[ACTION ITEM] Across the records below, how many lines include the word "csrc"? State only the number.

[ENTRIES SHOWN]
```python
@dataclass
class EvalResult:
    returns: torch.Tensor
    final_dist: torch.Tensor | None = None
    records: torch.Tensor | None = None
    state: torch.Tensor | None = None


nat.register({
    "rdd_evaluate": (INT, [P, ctypes.POINTER(RddEvalConfig), P, P, P]),
    "rdd_create": (INT, [ctypes.POINTER(P), ctypes.POINTER(RddConfig), INT, P]),
    "rdd_destroy": (INT, [P]),
    "rdd_param_count": (INT, []),
    "rdd_set_stream": (INT, [P, P]),
    "rdd_set_teacher": (INT, [P, P, P, P]),
    "rdd_set_student": (INT, [P, P, P, P]),
    "rdd_get_student": (INT, [P, P]),
    "rdd_reset": (INT, [P]),
    "rdd_rollout": (INT, [P]),
    "rdd_apply": (INT, [P]),
    "rdd_step": (INT, [P]),
    "rdd_rollout_accum": (INT, [P]),
    "rdd_step_accum": (INT, [P]),
    "rdd_launch_stage": (INT, [P, INT]),
    "rdd_grad_buffer": (P, [P]),
    "rdd_bind_grad_buffer": (INT, [P, P]),
    "rdd_forward": (INT, [P, P, I64, P, P]),
    "rdd_get_env_state": (INT, [P, P]),
    "rdd_set_env_state": (INT, [P, P]),
    "rdd_get_counter": (INT, [P, ctypes.POINTER(I64)]),
    "rdd_get_counters": (INT, [P, ctypes.POINTER(I64), ctypes.POINTER(I64)]),
    "rdd_rollout_obs": (INT, [P, P, I64, I64]),
    "rdd_step_obs": (INT, [P, P, I64]),
    "rdd_rollout_rows": (INT, [P, P, P, I64, I64]),
    "rdd_step_rows": (INT, [P, P, P, I64]),
    "rdd_read_metrics": (INT, [P, I64, P]),
    "rdd_last_layout": (INT, [P, ctypes.POINTER(I32)]),
    "rdd_bind_comm": (INT, [P, P]),
    "rdd_allreduce_grad": (INT, [P]),
})


@dataclass
class DistillConfig:
    n_envs: int = 4096
    n_envs_global: int = 0
    seed: int = 0
    loss: str = "mse"
    act_with: str = "teacher"
    lr: float = 1e-4
    beta1: float = 0.9
    beta2: float = 0.999
    eps: float = 1e-8
    teacher_seed: int = 1
    student_seed: int = 2
    grid: int = 0
    metrics_len: int = 4096
    stagger: bool = True
    student_dtype: str = "f32"
    accum_steps: int = 1
    f32_split: bool = True
    group_envs: int = 0


class DistillTrainer:
    def __init__(self, cfg: DistillConfig, device="cuda:0", rank: int = 0, world_size: int = 1,
                 process_group=None, teacher: MlpPolicyParams | None = None,
                 student: MlpPolicyParams | None = None, comm=None):
        self.cfg = cfg
        self.device = torch.device(device)
        if self.device.type != "cuda":
            raise ValueError("DistillTrainer runs on a GPU (HIP) device only; there is no CPU path")
        if self.device.index is None:
            self.device = torch.device("cuda", torch.cuda.current_device())
        self.rank, self.world = rank, world_size
        self.pg = process_group
        self._lib = nat.load()
        assert self._lib.rdd_param_count() == P_TOT
        if cfg.n_envs_global > 0:
            self.n_local, self.env_base = shard(cfg.n_envs_global, rank, world_size)
            self.n_global = cfg.n_envs_global
        else:
            self.n_local, self.env_base = cfg.n_envs, cfg.n_envs * rank
            self.n_global = cfg.n_envs * world_size
        c = RddConfig(n_envs=self.n_local, n_envs_global=self.n_global, env_base=self.env_base,
                      seed=cfg.seed % 2 ** 64, loss=LOSSES[cfg.loss], act_with=ACTORS[cfg.act_with], lr=cfg.lr,
                      beta1=cfg.beta1, beta2=cfg.beta2, eps=cfg.eps, grid=cfg.grid, metrics_len=cfg.metrics_len,
                      stagger=int(bool(cfg.stagger)), student_dtype=DTYPES[cfg.student_dtype],
                      accum_steps=max(1, int(cfg.accum_steps)), f32_split=int(bool(cfg.f32_split)),
                      group_envs=int(cfg.group_envs))
        h = ctypes.c_void_p()
        with torch.cuda.device(self.device):
            nat.check(self._lib.rdd_create(ctypes.byref(h), ctypes.byref(c), self.device.index or 0,
                                           nat.stream_handle(self.device)), "rdd_create")
        self._h = h
        self.teacher = teacher or synthetic_teacher(cfg.teacher_seed)
        self.student = student or student_init(cfg.student_seed)
        self.set_teacher(self.teacher)
        self.set_student(self.student)
        self.reset()
        self._grad = torch.zeros(P_TOT, dtype=torch.float32, device=self.device)
        nat.check(self._lib.rdd_bind_grad_buffer(self._h, nat.ptr(self._grad)), "rdd_bind_grad_buffer")
        self.steps = 0
        self._k = 0
        self.comm = None
        if comm is not None:
            self.bind_comm(comm)

    def bind_comm(self, comm):
        if comm is not None:
            if comm.world != self.world or comm.rank != self.rank:
                raise ValueError(f"communicator rank {comm.rank} of {comm.world} for a trainer at rank "
                                 f"{self.rank} of {self.world}")
            if comm.device != self.device:
                raise ValueError(f"communicator on {comm.device} for a trainer on {self.device}")
        nat.check(self._lib.rdd_bind_comm(self._h, comm.handle if comm is not None else None), "rdd_bind_comm")
        self.comm = comm

    def set_teacher(self, p: MlpPolicyParams):
        f, mu, sd = p.device_tensors(self.device)
        nat.check(self._lib.rdd_set_teacher(self._h, nat.ptr(f), nat.ptr(mu), nat.ptr(sd)), "rdd_set_teacher")
        torch.cuda.current_stream(self.device).synchronize()

    def set_student(self, p: MlpPolicyParams):
        f, mu, sd = p.device_tensors(self.device)
        nat.check(self._lib.rdd_set_student(self._h, nat.ptr(f), nat.ptr(mu), nat.ptr(sd)), "rdd_set_student")
        torch.cuda.current_stream(self.device).synchronize()

    def student_params(self) -> torch.Tensor:
        out = torch.empty(P_TOT, dtype=torch.float32, device=self.device)
        nat.check(self._lib.rdd_get_student(self._h, nat.ptr(out)), "rdd_get_student")
        return out

    def reset(self):
        nat.check(self._lib.rdd_reset(self._h), "rdd_reset")
        self.steps = 0

    def step(self):
        K = max(1, int(self.cfg.accum_steps))
        if K == 1:
            if self.world == 1 or self.comm is not None:
                nat.check(self._lib.rdd_step(self._h), "rdd_step")
            else:
# ... 34 lines not shown
        obs = self._obs_arg(obs)
        n = obs.shape[0]
        if self.world == 1:
            nat.check(self._lib.rdd_step_obs(self._h, nat.ptr(obs), n), "rdd_step_obs")
        else:
            nat.check(self._lib.rdd_rollout_obs(self._h, nat.ptr(obs), n, n * self.world), "rdd_rollout_obs")
            self.allreduce_grad()
            nat.check(self._lib.rdd_apply(self._h), "rdd_apply")
        self._keep = obs
        self.steps += 1

    def rollout_obs(self, obs: torch.Tensor, n_global: int | None = None):
        obs = self._obs_arg(obs)
        nat.check(self._lib.rdd_rollout_obs(self._h, nat.ptr(obs), obs.shape[0], n_global or obs.shape[0]),
                  "rdd_rollout_obs")
        self._keep = obs

    def step_rows(self, obs: torch.Tensor, t_pdflat: torch.Tensor):
        obs, tp = self._obs_arg(obs), self._tflat_arg(t_pdflat, obs.shape[0])
        n = obs.shape[0]
        if self.world == 1:
            nat.check(self._lib.rdd_step_rows(self._h, nat.ptr(obs), nat.ptr(tp), n), "rdd_step_rows")
        else:
            nat.check(self._lib.rdd_rollout_rows(self._h, nat.ptr(obs), nat.ptr(tp), n, n * self.world),
                      "rdd_rollout_rows")
            self.allreduce_grad()
            nat.check(self._lib.rdd_apply(self._h), "rdd_apply")
        self._keep = (obs, tp)
        self.steps += 1

    def rollout_rows(self, obs: torch.Tensor, t_pdflat: torch.Tensor, n_global: int | None = None):
        obs, tp = self._obs_arg(obs), self._tflat_arg(t_pdflat, obs.shape[0])
        nat.check(self._lib.rdd_rollout_rows(self._h, nat.ptr(obs), nat.ptr(tp), obs.shape[0],
                                             n_global or obs.shape[0]), "rdd_rollout_rows")
        self._keep = (obs, tp)

    def _tflat_arg(self, t, n):
        t = torch.as_tensor(t).to(self.device, torch.float32).contiguous()
        if t.dim() != 2 or t.shape != (n, 4):
            raise ValueError("t_pdflat must be [n, 4] (teacher mean | logstd per row)")
        return t

    def _obs_arg(self, obs):
        obs = torch.as_tensor(obs).to(self.device, torch.float32).contiguous()
        if obs.dim() != 2 or obs.shape[1] != 11 or obs.shape[0] == 0:
            raise ValueError("obs must be [n, 11]")
        return obs

    def counters(self):
        e, o = ctypes.c_int64(), ctypes.c_int64()
        nat.check(self._lib.rdd_get_counters(self._h, ctypes.byref(e), ctypes.byref(o)), "rdd_get_counters")
        return e.value, o.value

    def last_layout(self):
        out = (I32 * 4)()
        nat.check(self._lib.rdd_last_layout(self._h, out), "rdd_last_layout")
        return out[0], out[1], bool(out[2]), ("env", "obs", "rows")[out[3]]

    def set_stream(self, stream: torch.cuda.Stream):
        nat.check(self._lib.rdd_set_stream(self._h, ctypes.c_void_p(stream.cuda_stream)), "rdd_set_stream")

    def capture(self, steps: int = 1, fused: bool = False) -> torch.cuda.CUDAGraph:
        if self.world != 1:
            raise RuntimeError("graph capture is for the single-rank step")
        g = torch.cuda.CUDAGraph()
        prev = torch.cuda.current_stream(self.device)
        torch.cuda.synchronize(self.device)
        if not fused and max(1, int(self.cfg.accum_steps)) > 1 and steps % self.cfg.accum_steps:
            raise ValueError("capture whole optimiser steps: steps must be a multiple of accum_steps")
        s0 = self.steps
        with torch.cuda.graph(g):
            self.set_stream(torch.cuda.current_stream(self.device))
            for _ in range(steps):
                self.step_accum() if fused else self.step()
        self.steps = s0
        self.set_stream(prev)
        return g

    STAGE_ROLLOUT, STAGE_REDUCE, STAGE_APPLY, STAGE_REDUCE_APPLY = 1, 2, 3, 4
    STAGE_REDUCE_ACCUM, STAGE_REDUCE_ACCUM_APPLY = 5, 6

    def launch(self, stage: int):
        nat.check(self._lib.rdd_launch_stage(self._h, stage), "rdd_launch_stage")

    def rollout(self):
        nat.check(self._lib.rdd_rollout(self._h), "rdd_rollout")

    def apply(self):
        nat.check(self._lib.rdd_apply(self._h), "rdd_apply")
        self.steps += 1

    def grad(self) -> torch.Tensor:
        return self._grad

    def allreduce_grad(self):
        if self.comm is not None:
            nat.check(self._lib.rdd_allreduce_grad(self._h), "rdd_allreduce_grad")
        else:
            allreduce_sum_(self._grad, self.pg)

    def replicas_identical(self) -> bool:
        return replicas_identical(self.student_params(), self.pg)

    def forward(self, obs: torch.Tensor, teacher=True, student=True):
        obs = obs.to(self.device, torch.float32).contiguous()
        n = obs.shape[0]
        t = torch.empty(n, 4, device=self.device) if teacher else None
        s = torch.empty(n, 4, device=self.device) if student else None
        nat.check(self._lib.rdd_forward(self._h, nat.ptr(obs), n, nat.ptr(t) if t is not None else None,
                                        nat.ptr(s) if s is not None else None), "rdd_forward")
# ... 60 lines not shown
```
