## Add persistent warp-specialized attention kernel with producer waves prefetching K/V

```diff
diff --git a/vidil_amd/csrc/attention.hip b/vidil_amd/csrc/attention.hip
--- a/vidil_amd/csrc/attention.hip
+++ b/vidil_amd/csrc/attention.hip
@@ -270,6 +270,25 @@
   }
 }
 
+typedef short s16x4 __attribute__((ext_vector_type(4)));
+constexpr int vimg_pitch(int nkey) { return nkey * 32 + 128; }
+__device__ __forceinline__ void vimg_piece(int q, int pitch, int& r, int& c, int& off) {
+  const int blk = (q >> 3) & 3, c2 = q & 1;
+  r = (q >> 5) * 4 + ((q >> 1) & 3);
+  c = blk * 2 + c2;
+  off = blk * pitch + r * 32 + c2 * 16;
+}
+__device__ __forceinline__ int vimg_lane(int lane, int pitch) {
+  return ((lane >> 4) & 1) * pitch + ((lane >> 5) * 4 + ((lane & 15) >> 2)) * 32 + (lane & 3) * 8;
+}
+template <typename T>
+__device__ __forceinline__ typename Elt<T>::x8 vimg_frag(const char* a, int pitch, int dt, int step) {
+  const char* b = a + dt * 2 * pitch + step * 512;
+  const s16x4 lo = __builtin_amdgcn_ds_read_tr16_b64_v4i16((__attribute__((address_space(3))) s16x4*)(b));
+  const s16x4 hi4 = __builtin_amdgcn_ds_read_tr16_b64_v4i16((__attribute__((address_space(3))) s16x4*)(b + 256));
+  return __builtin_bit_cast(typename Elt<T>::x8, __builtin_shufflevector(lo, hi4, 0, 1, 2, 3, 4, 5, 6, 7));
+}
+
 template <typename T, int NKT, int NW>
 __global__ __launch_bounds__(NW * 64, NW == 8 ? 4 : 2) void attn_lds_kernel(const AttnP<T> p) {
   using f16 = T;
@@ -332,11 +351,16 @@
       if (q < NKEY * 8) *(f16x8*)(Ks + (q >> 3) * KROW + (q & 7) * 8) = kreg[i];
     }
     if (p.NP == 0) {
+#if defined(VIDIL_ATTN_LDS_ABLATE) && (VIDIL_ATTN_LDS_ABLATE & 1)
+      const bool tr_stores = p.ldo == -12345;
+#else
+      constexpr bool tr_stores = true;
+#endif
 #pragma unroll
       for (int i = 0; i < KIT; ++i) {
         const int q = tid + i * NT;
         const int c = q / NKEY, r = q - c * NKEY;
-        if (q < NKEY * 8) {
+        if (q < NKEY * 8 && tr_stores) {
           const int col = vt_pos(r);
 #pragma unroll
           for (int e = 0; e < 8; ++e) Vs[(c * 8 + e) * VROW + col] = vreg[i][e];
@@ -439,6 +463,9 @@
         __syncthreads();
       }
       if (!active) continue;
+#if defined(VIDIL_ATTN_LDS_ABLATE) && (VIDIL_ATTN_LDS_ABLATE & 4)
+      if (p.ldo != -12345) continue;
+#endif
 
 #pragma unroll 1
       for (int kt = 0; kt < NKT; ++kt) {
@@ -459,10 +486,164 @@
     }
     if (!active) break;
     l += __shfl_xor(l, 32, 64);
+#if defined(VIDIL_ATTN_LDS_ABLATE) && (VIDIL_ATTN_LDS_ABLATE & 2)
+    if (p.ldo != -12345) continue;
+#endif
     if (p.out_mode == 0 && p.ostage)
       store_rows_lds(p, ri, h, O, l > 0.f ? 1.0f / l : 0.f, smem + NKEY * KROW * 2 + 64 * VROW * 2 + wave * 2048);
     else
       store_rows(p, ri, h, O, l > 0.f ? 1.0f / l : 0.f);
+  }
+}
+
+constexpr int RES_LW = 3;
+constexpr int RES_CW = 8 - RES_LW;
+#ifndef VIDIL_ATTN_RESIDENT_PASSES
+#define VIDIL_ATTN_RESIDENT_PASSES 4
+#endif
+
+__device__ __forceinline__ void res_barrier() {
+  asm volatile("s_waitcnt lgkmcnt(0)" ::: "memory");
+  __builtin_amdgcn_s_barrier();
+  asm volatile("" ::: "memory");
+}
+
+template <typename T, int NKT>
+__global__ __launch_bounds__(512, 4) void attn_lds_resident_kernel(const AttnP<T> p, const int U) {
+  using f16 = T;
+  using f16x8 = typename Elt<T>::x8;
+  constexpr int NKEY = NKT * 32;
+  constexpr int VROW = NKEY + 8;
+  constexpr int VPITCH = vimg_pitch(NKEY);
+  constexpr int LT = RES_LW * 64;
+  constexpr int KIT = (NKEY * 8 + LT - 1) / LT;
+  extern __shared__ __attribute__((aligned(16))) char smem[];
+  f16* Ks = (f16*)smem;
+  char* Vs = smem + NKEY * KROW * 2;
+
+  const int tid = threadIdx.x;
+  const int lane = tid & 63;
+  const int wave = __builtin_amdgcn_readfirstlane(tid >> 6);
+  const int nk = p.Nk;
+  const int nunits = p.n_kv * p.H;
+  const int u0 = blockIdx.x * U;
+  const int n = nunits - u0 < U ? nunits - u0 : U;
+  if (n <= 0) return;
+
+  if (wave >= RES_CW) {
+    const int lt = tid - RES_CW * 64;
+    f16x8 kreg[KIT], vreg[KIT];
+    auto unit_rows = [&](int u) {
+      const int bk = u / p.H;
+      return (p.group_start[bk + 1] - p.group_start[bk]) * p.Nq;
+    };
+    int vr0, vc0, voff0;
+    vimg_piece(lt, VPITCH, vr0, vc0, voff0);
+    auto gload = [&](int u) {
+      const size_t ub = (size_t)u * p.Tk_cap * 128;
+      const __amdgpu_buffer_rsrc_t rk = uniform_rsrc((const char*)p.k + ub, (uint32_t)nk * 128u);
+      const __amdgpu_buffer_rsrc_t rv = uniform_rsrc((const char*)p.vt + ub, (uint32_t)nk * 128u);
+#pragma unroll
+      for (int i = 0; i < KIT; ++i)
+        kreg[i] = __builtin_bit_cast(f16x8, __builtin_amdgcn_raw_buffer_load_b128(rk, (lt + i * LT) * 16, 0, 0));
+#pragma unroll
+      for (int i = 0; i < KIT; ++i)
+        vreg[i] = __builtin_bit_cast(f16x8, __builtin_amdgcn_raw_buffer_load_b128(rv, (vr0 + i * (LT / 8)) * 128 + vc0 * 16, 0, 0));
+    };
+    auto lstore = [&]() {
+#pragma unroll
+      for (int i = 0; i < KIT; ++i) {
+        const int q = lt + i * LT;
+        if (q < NKEY * 8) *(f16x8*)(Ks + (q >> 3) * KROW + (q & 7) * 8) = kreg[i];
+      }
+#pragma unroll
+      for (int i = 0; i < KIT; ++i) {
+        const int q = lt + i * LT;
+        if (q < NKEY * 8) *(f16x8*)(Vs + voff0 + i * (LT / 8) * 32) = vreg[i];
+      }
+    };
+    bool has = unit_rows(u0) > 0;
+    if (has) gload(u0);
+#pragma unroll 1
+    for (int i = 0; i < n; ++i) {
+      res_barrier();
+      if (has) lstore();
+      res_barrier();
+      has = i + 1 < n && unit_rows(u0 + i + 1) > 0;
+      if (has) gload(u0 + i + 1);
+    }
+    return;
+  }
+
+  const int hi = lane >> 5, l31 = lane & 31;
+  const int vlane = vimg_lane(lane, VPITCH);
+  char* scratch = smem + NKEY * KROW * 2 + 64 * VROW * 2 + wave * 2048;
+  int qb_n = 0, t_n = 0, len_n = 0;
+  bool valid_n = false, act_n = false;
+  f16x8 qn[4];
+  auto prefetch = [&](int u) {
+    const int bk = u / p.H, h = u - bk * p.H;
+    const int first = p.group_start[bk];
+    const int rows = (p.group_start[bk + 1] - first) * p.Nq;
+    act_n = wave * 32 < rows;
+    if (!act_n) return;
+    const int v = wave * 32 + l31;
+    valid_n = v < rows;
+    const int vc = valid_n ? v : rows - 1;
+    const int g = vc / p.Nq;
+    qb_n = first + g;
+    t_n = vc - g * p.Nq;
+    len_n = p.kv_len != nullptr ? p.kv_len[qb_n] : nk;
+    const f16* qg = p.q + (((size_t)qb_n * p.H + h) * p.Tq_cap + t_n) * 64 + hi * 8;
+#pragma unroll
+    for (int ks = 0; ks < 4; ++ks) qn[ks] = *(const f16x8*)(qg + ks * 16);
+  };
+  prefetch(u0);
+#pragma unroll 1
+  for (int i = 0; i < n; ++i) {
+    const int u = u0 + i;
+    res_barrier();
+    const bool active = act_n;
+    RowInfo ri;
+    ri.qb = qb_n, ri.t = t_n, ri.valid = valid_n;
+    ri.klim = len_n < nk ? len_n : nk;
+    f16x8 qf[4];
+#pragma unroll
+    for (int ks = 0; ks < 4; ++ks) qf[ks] = qn[ks];
+    int kmin = ri.klim;
+#pragma unroll
+    for (int o = 32; o > 0; o >>= 1) {
+      const int x = __shfl_xor(kmin, o, 64);
+      kmin = x < kmin ? x : kmin;
+    }
+    res_barrier();
+    if (i + 1 < n) prefetch(u + 1);
+    if (!active) continue;
+
+    float m = -INFINITY, l = 0.f;
+    f32x16 O[2];
+#pragma unroll
+    for (int dt = 0; dt < 2; ++dt)
+#pragma unroll
+      for (int r = 0; r < 16; ++r) O[dt][r] = 0.f;
+#pragma unroll 1
+    for (int kt = 0; kt < NKT; ++kt) {
+      if (kt * 32 >= nk) break;
+      f32x16 S;
+#pragma unroll
+      for (int r = 0; r < 16; ++r) S[r] = 0.f;
+#pragma unroll
+      for (int ks = 0; ks < 4; ++ks) {
+        const f16x8 kf = *(const f16x8*)(Ks + (kt * 32 + l31) * KROW + ks * 16 + hi * 8);
+        S = Elt<T>::mfma32(kf, qf[ks], S);
+      }
+      const bool need_mask = (kt * 32 + 32) > kmin;
+      auto vfrag = [&](int dt, int hb) { return vimg_frag<T>(Vs + vlane, VPITCH, dt, kt * 2 + hb); };
+      if (need_mask) softmax_pv_tile<T, true>(S, kt * 32, ri.klim, true, m, l, O, vfrag);
+      else softmax_pv_tile<T, false>(S, kt * 32, ri.klim, false, m, l, O, vfrag);
+    }
+    l += __shfl_xor(l, 32, 64);
+    store_rows_lds(p, ri, u % p.H, O, l > 0.f ? 1.0f / l : 0.f, scratch);
   }
 }
 
@@ -625,7 +806,6 @@
   else store_rows(p, ri, h, O, inv);
 }
 
-typedef short s16x4 __attribute__((ext_vector_type(4)));
 
 __device__ __forceinline__ void attn_glds16(const void* g, char* lds) {
   __builtin_amdgcn_global_load_lds((const __attribute__((address_space(1))) void*)g,
@@ -1317,6 +1497,37 @@
   return VIDIL_OK;
 }
 
+template <typename T, int NKT>
+constexpr int resident_smem() { return NKT * 32 * KROW * 2 + 64 * (NKT * 32 + 8) * 2 + RES_CW * 2048; }
+
+template <typename T, int NKT>
+bool resident_eligible(const AttnP<T>& p, int max_rows) {
+  const char* e = vidil_dev_env("VIDIL_ATTN_RESIDENT");
+  if (e != nullptr && atoi(e) == 0) return false;
+  return p.group_start != nullptr && p.NP == 0 && !p.causal && !p.tiled && p.out_mode == 0 && p.ldo % 8 == 0 && max_rows > 32 &&
+         max_rows <= RES_CW * 32 && (long long)p.H * p.n_kv < 0x7fffffffLL &&
+         (((uintptr_t)p.k | (uintptr_t)p.vt | (uintptr_t)p.q | (uintptr_t)p.out) & 15) == 0;
+}
+
+template <typename T, int NKT>
+int launch_resident(const AttnP<T>& p, hipStream_t s) {
+  constexpr int smem = resident_smem<T, NKT>();
+  static std::atomic<unsigned long long> attr_set{0};
+  auto kern = attn_lds_resident_kernel<T, NKT>;
+  if (const int rc_ = vidil_lds_opt_in(attr_set, (const void*)kern, smem, "attention (resident kernel)")) return rc_;
+  const int units = p.n_kv * p.H, slots = 2 * vidil_cu_count();
+  const int rounds = (units + slots - 1) / slots;
+  int U = (rounds + VIDIL_ATTN_RESIDENT_PASSES - 1) / VIDIL_ATTN_RESIDENT_PASSES;
+  if (const char* e = vidil_dev_env("VIDIL_ATTN_RESIDENT"))
+    if (atoi(e) >= 2) U = atoi(e);
+  AttnP<T> q = p;
+  q.ostage = 1;
+  q.rb = 1;
+  hipLaunchKernelGGL(kern, dim3((units + U - 1) / U), dim3(512), smem, s, q, U);
+  VIDIL_CHECK_LAUNCH("attention/resident");
+  return VIDIL_OK;
+}
+
 template <typename T>
 bool stream_eligible(const AttnP<T>& p, int max_rows) {
   const char* e = vidil_dev_env("VIDIL_ATTN_STREAM");
@@ -1399,6 +1610,8 @@
     return VIDIL_OK;
   }
   if (max_rows <= 32) return launch_direct1<T, false>(p, s);
+  if constexpr (2 * resident_smem<T, NKT>() <= 160 * 1024)
+    if (resident_eligible<T, NKT>(p, max_rows)) return launch_resident<T, NKT>(p, s);
   if (max_rows > 128) return launch_lds<T, NKT, 8>(p, max_rows, s);
   return launch_lds<T, NKT, 4>(p, max_rows, s);
 }
```

Measured after the change: 5186 (median of 6 runs). 1.1% higher.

[FINISHED TASK] 3